__Work to complete__
Among the records below, find the lines that contain "first" and copy each of them.

━━━━━ Data extracts

## Replace multi-level scan with single-pass decoupled-lookback scan and trim zeroing launches

Replaces the recursive three-kernel exclusive scan (block scan, recursive scan of block sums, add pass) with a single-pass decoupled-lookback kernel that uses dynamic tile IDs and per-tile flag/value state, and has the last block reset that state. It also has active_tiles_kernel clear band/sign counts in place so a later zero_many launch can be dropped, and merges several zeroing launches into earlier batched ones. The goal is fewer kernel launches and global round trips on the critical path, in exchange for spin-waiting between blocks and a persistent state buffer that must stay zeroed between calls. A debug scan entry point is added for testing.

New measurement: 33310. No clear change (-0.9%).

```diff
diff --git a/include/rho2sdf_hip.h b/include/rho2sdf_hip.h
--- a/include/rho2sdf_hip.h
+++ b/include/rho2sdf_hip.h
@@ -141,6 +141,8 @@
 int r2s_unpack_tiles_dev(const double *d_payload, const uint32_t *d_ids, int64_t n_tiles, const r2s_grid *grid,
                          double *d_volume, void *stream);
 int r2s_fill_dev(double *d, int64_t n, double value, void *stream);
+int r2s_debug_scan_u32(const uint32_t *in0, uint32_t *out0, const uint32_t *in1, uint32_t *out1, int64_t n,
+                       int32_t device);
 int r2s_plan_pack_tiles2_dev(r2s_plan *plan, const double *d_local_sdf, double *d_payload, uint32_t *d_ids,
                              int64_t capacity_full, uint64_t *d_masks, uint32_t *d_mask_ids, int64_t capacity_mask,
                              int64_t *n_full_out, int64_t *n_mask_out, void *stream);
diff --git a/rho2sdf.jl_amd/_lib.py b/rho2sdf.jl_amd/_lib.py
--- a/rho2sdf.jl_amd/_lib.py
+++ b/rho2sdf.jl_amd/_lib.py
@@ -91,6 +91,7 @@
     ("r2s_plan_pack_tiles_dev", ctypes.c_int, [_P, _P, _P, _P, ctypes.c_int64, c_int64_p, _P]),
     ("r2s_unpack_tiles_dev", ctypes.c_int, [_P, _P, ctypes.c_int64, ctypes.POINTER(R2SGrid), _P, _P]),
     ("r2s_fill_dev", ctypes.c_int, [_P, ctypes.c_int64, ctypes.c_double, _P]),
+    ("r2s_debug_scan_u32", ctypes.c_int, [_P, _P, _P, _P, ctypes.c_int64, ctypes.c_int32]),
     ("r2s_plan_pack_tiles2_dev", ctypes.c_int, [_P, _P, _P, _P, ctypes.c_int64, _P, _P, ctypes.c_int64, c_int64_p,
                                                 c_int64_p, _P]),
     ("r2s_unpack_masks_dev", ctypes.c_int, [_P, _P, ctypes.c_int64, ctypes.POINTER(R2SGrid), ctypes.c_double, _P, _P]),
diff --git a/rho2sdf.jl_amd/csrc/rho2sdf_hip.hip b/rho2sdf.jl_amd/csrc/rho2sdf_hip.hip
--- a/rho2sdf.jl_amd/csrc/rho2sdf_hip.hip
+++ b/rho2sdf.jl_amd/csrc/rho2sdf_hip.hip
@@ -26,25 +26,38 @@
 #define SCAN_ITEMS 16
 #define SCAN_TILE (SCAN_BLOCK * SCAN_ITEMS)
 
+#define SCAN_STATE_HDR 2
+#define SCAN_FLAG_TOTAL 1ull
+#define SCAN_FLAG_PREFIX 2ull
+
 struct ScanPair {
     const uint32_t* in[2];
     uint32_t* out[2];
-    uint32_t* sums[2];
+    uint64_t* state[2];
 };
-__global__ void __launch_bounds__(SCAN_BLOCK) scan_block_kernel(ScanPair sp, int64_t n)
+__global__ void __launch_bounds__(SCAN_BLOCK) scan_lookback_kernel(ScanPair sp, int64_t n)
 {
     __shared__ uint32_t wave_sums[SCAN_BLOCK / 64];
-    const uint32_t* __restrict__ in = sp.in[blockIdx.y];
-    uint32_t* __restrict__ out = sp.out[blockIdx.y];
-    uint32_t* __restrict__ block_sums = sp.sums[blockIdx.y];
-    const int64_t base = (int64_t)blockIdx.x * SCAN_TILE + (int64_t)threadIdx.x * SCAN_ITEMS;
+    __shared__ uint32_t sh_tile, sh_excl;
+    const uint32_t* in = sp.in[blockIdx.y];
+    uint32_t* out = sp.out[blockIdx.y];
+    uint64_t* state = sp.state[blockIdx.y];
+    const uint32_t nb = gridDim.x;
+    const int lane = threadIdx.x & 63, wave = threadIdx.x >> 6;
+    uint32_t tile = 0;
+    if (nb > 1) {
+        if (threadIdx.x == 0)
+            sh_tile = (uint32_t)__hip_atomic_fetch_add(&state[0], 1ull, __ATOMIC_RELAXED, __HIP_MEMORY_SCOPE_AGENT);
+        __syncthreads();
+        tile = sh_tile;
+    }
+    const int64_t base = (int64_t)tile * SCAN_TILE + (int64_t)threadIdx.x * SCAN_ITEMS;
     uint32_t v[SCAN_ITEMS], sum = 0;
 #pragma unroll
     for (int i = 0; i < SCAN_ITEMS; ++i) {
         v[i] = (base + i < n) ? in[base + i] : 0u;
         sum += v[i];
     }
-    const int lane = threadIdx.x & 63, wave = threadIdx.x >> 6;
     uint32_t incl = sum;
 #pragma unroll
     for (int off = 1; off < 64; off <<= 1) {
@@ -59,30 +72,61 @@
         if (w < wave) wave_off += wave_sums[w];
         total += wave_sums[w];
     }
-    uint32_t run = wave_off + incl - sum;
+    uint32_t excl = 0;
+    if (nb > 1) {
+        if (wave == 0) {
+            uint64_t* const tiles = state + SCAN_STATE_HDR;
+            if (lane == 0)
+                __hip_atomic_store(&tiles[tile], ((tile ? SCAN_FLAG_TOTAL : SCAN_FLAG_PREFIX) << 32) | total, __ATOMIC_RELAXED,
+                                   __HIP_MEMORY_SCOPE_AGENT);
+            if (tile) {
+                for (int64_t first = (int64_t)tile - 1;; first -= 64) {
+                    const int64_t t = first - lane;
+                    uint64_t w, has_prefix, counted;
+                    for (;;) {
+                        w = t >= 0 ? __hip_atomic_load(&tiles[t], __ATOMIC_RELAXED, __HIP_MEMORY_SCOPE_AGENT) : SCAN_FLAG_PREFIX << 32;
+                        has_prefix = __ballot((w >> 32) == SCAN_FLAG_PREFIX);
+                        counted = has_prefix ? (2ull << __builtin_ctzll(has_prefix)) - 1ull : ~0ull;
+                        if ((__ballot((w >> 32) == 0ull) & counted) == 0ull) break;
+                        __builtin_amdgcn_s_sleep(1);
+                    }
+                    uint32_t part = ((counted >> lane) & 1ull) ? (uint32_t)w : 0u;
+#pragma unroll
+                    for (int off = 32; off > 0; off >>= 1) part += __shfl_xor(part, off, 64);
+                    excl += part;
+                    if (has_prefix) break;
+                }
+                if (lane == 0)
+                    __hip_atomic_store(&tiles[tile], (SCAN_FLAG_PREFIX << 32) | (uint32_t)(excl + total), __ATOMIC_RELAXED,
+                                       __HIP_MEMORY_SCOPE_AGENT);
+            }
+            if (lane == 0) sh_excl = excl;
+        }
+        __syncthreads();
+        excl = sh_excl;
+    }
+    uint32_t run = excl + wave_off + incl - sum;
 #pragma unroll
     for (int i = 0; i < SCAN_ITEMS; ++i) {
         if (base + i < n) out[base + i] = run;
         run += v[i];
     }
-    if (threadIdx.x == 0 && block_sums) block_sums[blockIdx.x] = total;
-}
-
-__global__ void scan_add_kernel(ScanPair sp, int64_t n)
-{
-    uint32_t* __restrict__ out = sp.out[blockIdx.y];
-    const int64_t i = (int64_t)blockIdx.x * SCAN_TILE + threadIdx.x;
-    const uint32_t add = sp.sums[blockIdx.y][blockIdx.x];
-#pragma unroll
-    for (int k = 0; k < SCAN_ITEMS; ++k) {
-        int64_t j = i + (int64_t)k * SCAN_BLOCK;
-        if (j < n) out[j] += add;
-    }
-}
-
+    if (nb > 1 && wave == 0) {
+        uint32_t last = 0;
+        if (lane == 0)
+            last = __hip_atomic_fetch_add(&state[1], 1ull, __ATOMIC_ACQ_REL, __HIP_MEMORY_SCOPE_AGENT) == (uint64_t)nb - 1ull;
+        if (__shfl(last, 0, 64)) {
+            __builtin_amdgcn_fence(__ATOMIC_ACQUIRE, "agent");
+            for (uint32_t i = lane; i < nb + SCAN_STATE_HDR; i += 64)
+                __hip_atomic_store(&state[i], 0ull, __ATOMIC_RELAXED, __HIP_MEMORY_SCOPE_AGENT);
+        }
+    }
+}
+
+#define ZERO_MAX 8
 struct ZeroSet {
-    uint32_t* p[4];
-    int64_t nwords[4];
+    uint32_t* p[ZERO_MAX];
+    int64_t nwords[ZERO_MAX];
 };
 __global__ void zero_many_kernel(ZeroSet z)
 {
@@ -96,12 +140,13 @@
     unsigned nb = 0;
     int64_t mx = 0;
     for (const auto& b : bufs) {
+        if (!b.first || !b.second) continue;
         z.p[nb] = static_cast<uint32_t*>(b.first);
         z.nwords[nb] = (int64_t)((b.second + 3) / 4);
         mx = std::max(mx, z.nwords[nb]);
         nb++;
     }
-    for (unsigned i = nb; i < 4; ++i) { z.p[i] = nullptr; z.nwords[i] = 0; }
+    for (unsigned i = nb; i < ZERO_MAX; ++i) { z.p[i] = nullptr; z.nwords[i] = 0; }
     const unsigned gx = (unsigned)std::min<int64_t>((mx + 1023) / 1024, 2048);
     if (nb && gx) zero_many_kernel<<<dim3(gx, nb), 256, 0, st>>>(z);
 }
@@ -1503,8 +1548,8 @@
 }
 
 #define AT_ITEMS 8
-__global__ void __launch_bounds__(256) active_tiles_kernel(const uint32_t* __restrict__ band_cnt,
-                                                           const uint32_t* __restrict__ sign_cnt,
+__global__ void __launch_bounds__(256) active_tiles_kernel(uint32_t* __restrict__ band_cnt,
+                                                           uint32_t* __restrict__ sign_cnt,
                                                            const uint8_t* __restrict__ hot, uint32_t ntiles,
                                                            uint32_t* __restrict__ active_band,
                                                            uint32_t* __restrict__ active_sign,
@@ -1527,6 +1572,8 @@
         const uint32_t t = t0 + (uint32_t)i * 256u + threadIdx.x;
         const bool in = t < ntiles;
         const uint32_t bc = in ? band_cnt[t] : 0u, sc = in ? sign_cnt[t] : 0u;
+        if (bc) band_cnt[t] = 0u;
+        if (sc) sign_cnt[t] = 0u;
         const bool f[3] = {bc != 0, sc != 0 && hot[t] != 0, false};
         const bool ft = f[0] && tri[t] != 0;
         const bool fl[6] = {f[0], f[1], f[0] || f[1], f[1] && !f[0], f[0] && !ft, ft};
@@ -1950,7 +1997,7 @@
     int n_cu = 256;
     DevBuf deg, ine_ptr, ine, cursor, erec, cls, fmask, nitems, item_off, items;
     DevBuf band_cnt, band_off, band_raw, band_ent, sign_cnt, sign_off, sign_raw, sign_ent;
-    DevBuf active, active_sign, active_any, active_sonly, active_lean, active_tri, tri, hot, counters, scan_tmp[3], scan_tmp2[3], nchunks, chunk_off, iso_res, iso_res_xp, strag;
+    DevBuf active, active_sign, active_any, active_sonly, active_lean, active_tri, tri, hot, counters, scan_state[2], nchunks, chunk_off, iso_res, iso_res_xp, strag;
     DevBuf perm, wchunks, hardflag;
     DevBuf sbox, s_nchunks, s_chunk_off, sres;
     DevBuf nstore, store_off, s_nstore, s_store_off;
@@ -1973,29 +2020,33 @@
     bool fast_timed = false;
 };
 
+static int scan_reserve(r2s_plan* P, int bank, int64_t n, hipStream_t st)
+{
+    DevBuf& state = P->scan_state[bank ? 1 : 0];
+    const size_t bytes = sizeof(uint64_t) * 2 * ((size_t)((n + SCAN_TILE - 1) / SCAN_TILE) + SCAN_STATE_HDR);
+    if (state.cap >= bytes) return 0;
+    if (state.ensure(bytes)) return fail(R2S_ERR_NOMEM, "scan workspace");
+    HIP_TRY(hipMemsetAsync(state.p, 0, state.cap, st));
+    return 0;
+}
+
 static int scan_exclusive2(r2s_plan* P, const uint32_t* in0, uint32_t* out0, const uint32_t* in1, uint32_t* out1,
-                           int64_t n, hipStream_t st, int level = 0, int bank = 0)
-{
-    DevBuf* tmp = bank ? P->scan_tmp2 : P->scan_tmp;
+                           int64_t n, hipStream_t st, int bank = 0)
+{
     if (n <= 0) return 0;
     const unsigned ny = in1 ? 2u : 1u;
     const int64_t nb = (n + SCAN_TILE - 1) / SCAN_TILE;
     ScanPair sp;
     sp.in[0] = in0; sp.out[0] = out0; sp.in[1] = in1; sp.out[1] = out1;
-    sp.sums[0] = sp.sums[1] = nullptr;
-    if (nb == 1) {
-        scan_block_kernel<<<dim3(1, ny), SCAN_BLOCK, 0, st>>>(sp, n);
-        return 0;
-    }
-    if (level >= 3) return fail(R2S_ERR_ARG, "scan too large");
-    if (tmp[level].ensure(sizeof(uint32_t) * 2 * (size_t)nb)) return fail(R2S_ERR_NOMEM, "scan workspace");
-    sp.sums[0] = tmp[level].as<uint32_t>();
-    sp.sums[1] = sp.sums[0] + nb;
-    scan_block_kernel<<<dim3((unsigned)nb, ny), SCAN_BLOCK, 0, st>>>(sp, n);
-    int rc = scan_exclusive2(P, sp.sums[0], sp.sums[0], in1 ? sp.sums[1] : nullptr, in1 ? sp.sums[1] : nullptr, nb, st,
-                             level + 1, bank);
-    if (rc) return rc;
-    scan_add_kernel<<<dim3((unsigned)nb, ny), SCAN_BLOCK, 0, st>>>(sp, n);
+    sp.state[0] = sp.state[1] = nullptr;
+    if (nb > 1) {
+        const size_t words = (size_t)nb + SCAN_STATE_HDR;
+        const int rc = scan_reserve(P, bank, n, st);
+        if (rc) return rc;
+        sp.state[0] = P->scan_state[bank ? 1 : 0].as<uint64_t>();
+        sp.state[1] = sp.state[0] + words;
+    }
+    scan_lookback_kernel<<<dim3((unsigned)nb, ny), SCAN_BLOCK, 0, st>>>(sp, n);
     return 0;
 }
 static int scan_exclusive(r2s_plan* P, const uint32_t* in, uint32_t* out, int64_t n, hipStream_t st)
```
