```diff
+template <class L>
+WPL_HD bool dma_slots_ok(int bytes) {
+  for (int b = 0; b < bytes; b += 16) {
+    const Slot s = L::dma_slot(b);
+    if (s.data && L::byte(s.img, s.line, s.col) + 16 * s.ch != b) return false;
+    if (s.data && b + 16 > L::END) return false;
+  }
+  return L::END <= bytes;
+}
+template <class L>
+WPL_HD bool tap_reads_ok(int line) {
+  for (int img = 0; img < L::IPT; ++img)
+    for (int col = 0; col < L::W; ++col) {
+      const int px = img * L::IMGT + line * L::W + col;
+      if (L::pix_img(px) != img || L::pix_line(px) != line || L::pix_col(px) != col) return false;
+      for (int tp = 0; tp < 9; ++tp) {
+        const int pl = line + tp / 3, pc = col + tp % 3;
+        const bool inside = pl >= 1 && pl <= L::TR && pc >= 1 && pc <= L::W;
+        for (int ch = 0; ch < 8; ++ch) {
+          const Slot s = L::dma_slot(L::frag_base(px) + L::tap_off(tp) + 16 * ch);
+          if (inside) {
+            if (!s.data || s.img != img || s.line != pl || s.col != pc || s.ch != ch) return false;
+          } else if (s.data && !(L::IPT == 1 && (pl == 0 || pl == L::TR + 1) && s.line == pl && s.col == pc && s.ch == ch)) {
+            return false;
+          }
+        }
+      }
+    }
+  return true;
+}
+
+template <class L, int KB> struct KStep { static constexpr bool ok = patch_reads_ok<L>(KB) && dy_reads_ok<L>(KB); };
+template <class L, int LINE> struct Line { static constexpr bool ok = tap_reads_ok<L>(LINE); };
+template <class L, int BYTES> struct Dma { static constexpr bool ok = dma_slots_ok<L>(BYTES); };
+template <class L, int N> struct AllKSteps { static constexpr bool ok = KStep<L, N - 1>::ok && AllKSteps<L, N - 1>::ok; };
+template <class L> struct AllKSteps<L, 0> { static constexpr bool ok = true; };
+template <class L, int N> struct AllLines { static constexpr bool ok = Line<L, N - 1>::ok && AllLines<L, N - 1>::ok; };
+template <class L> struct AllLines<L, 0> { static constexpr bool ok = true; };
+
+
+}
```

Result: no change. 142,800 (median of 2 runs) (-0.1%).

━━━━━━━━━━

__Solved problem__
+                for (int64_t first = (int64_t)tile - 1;; first -= 64) {
+                    const int64_t t = first - lane;
+        if (!b.first || !b.second) continue;
         z.p[nb] = static_cast<uint32_t*>(b.first);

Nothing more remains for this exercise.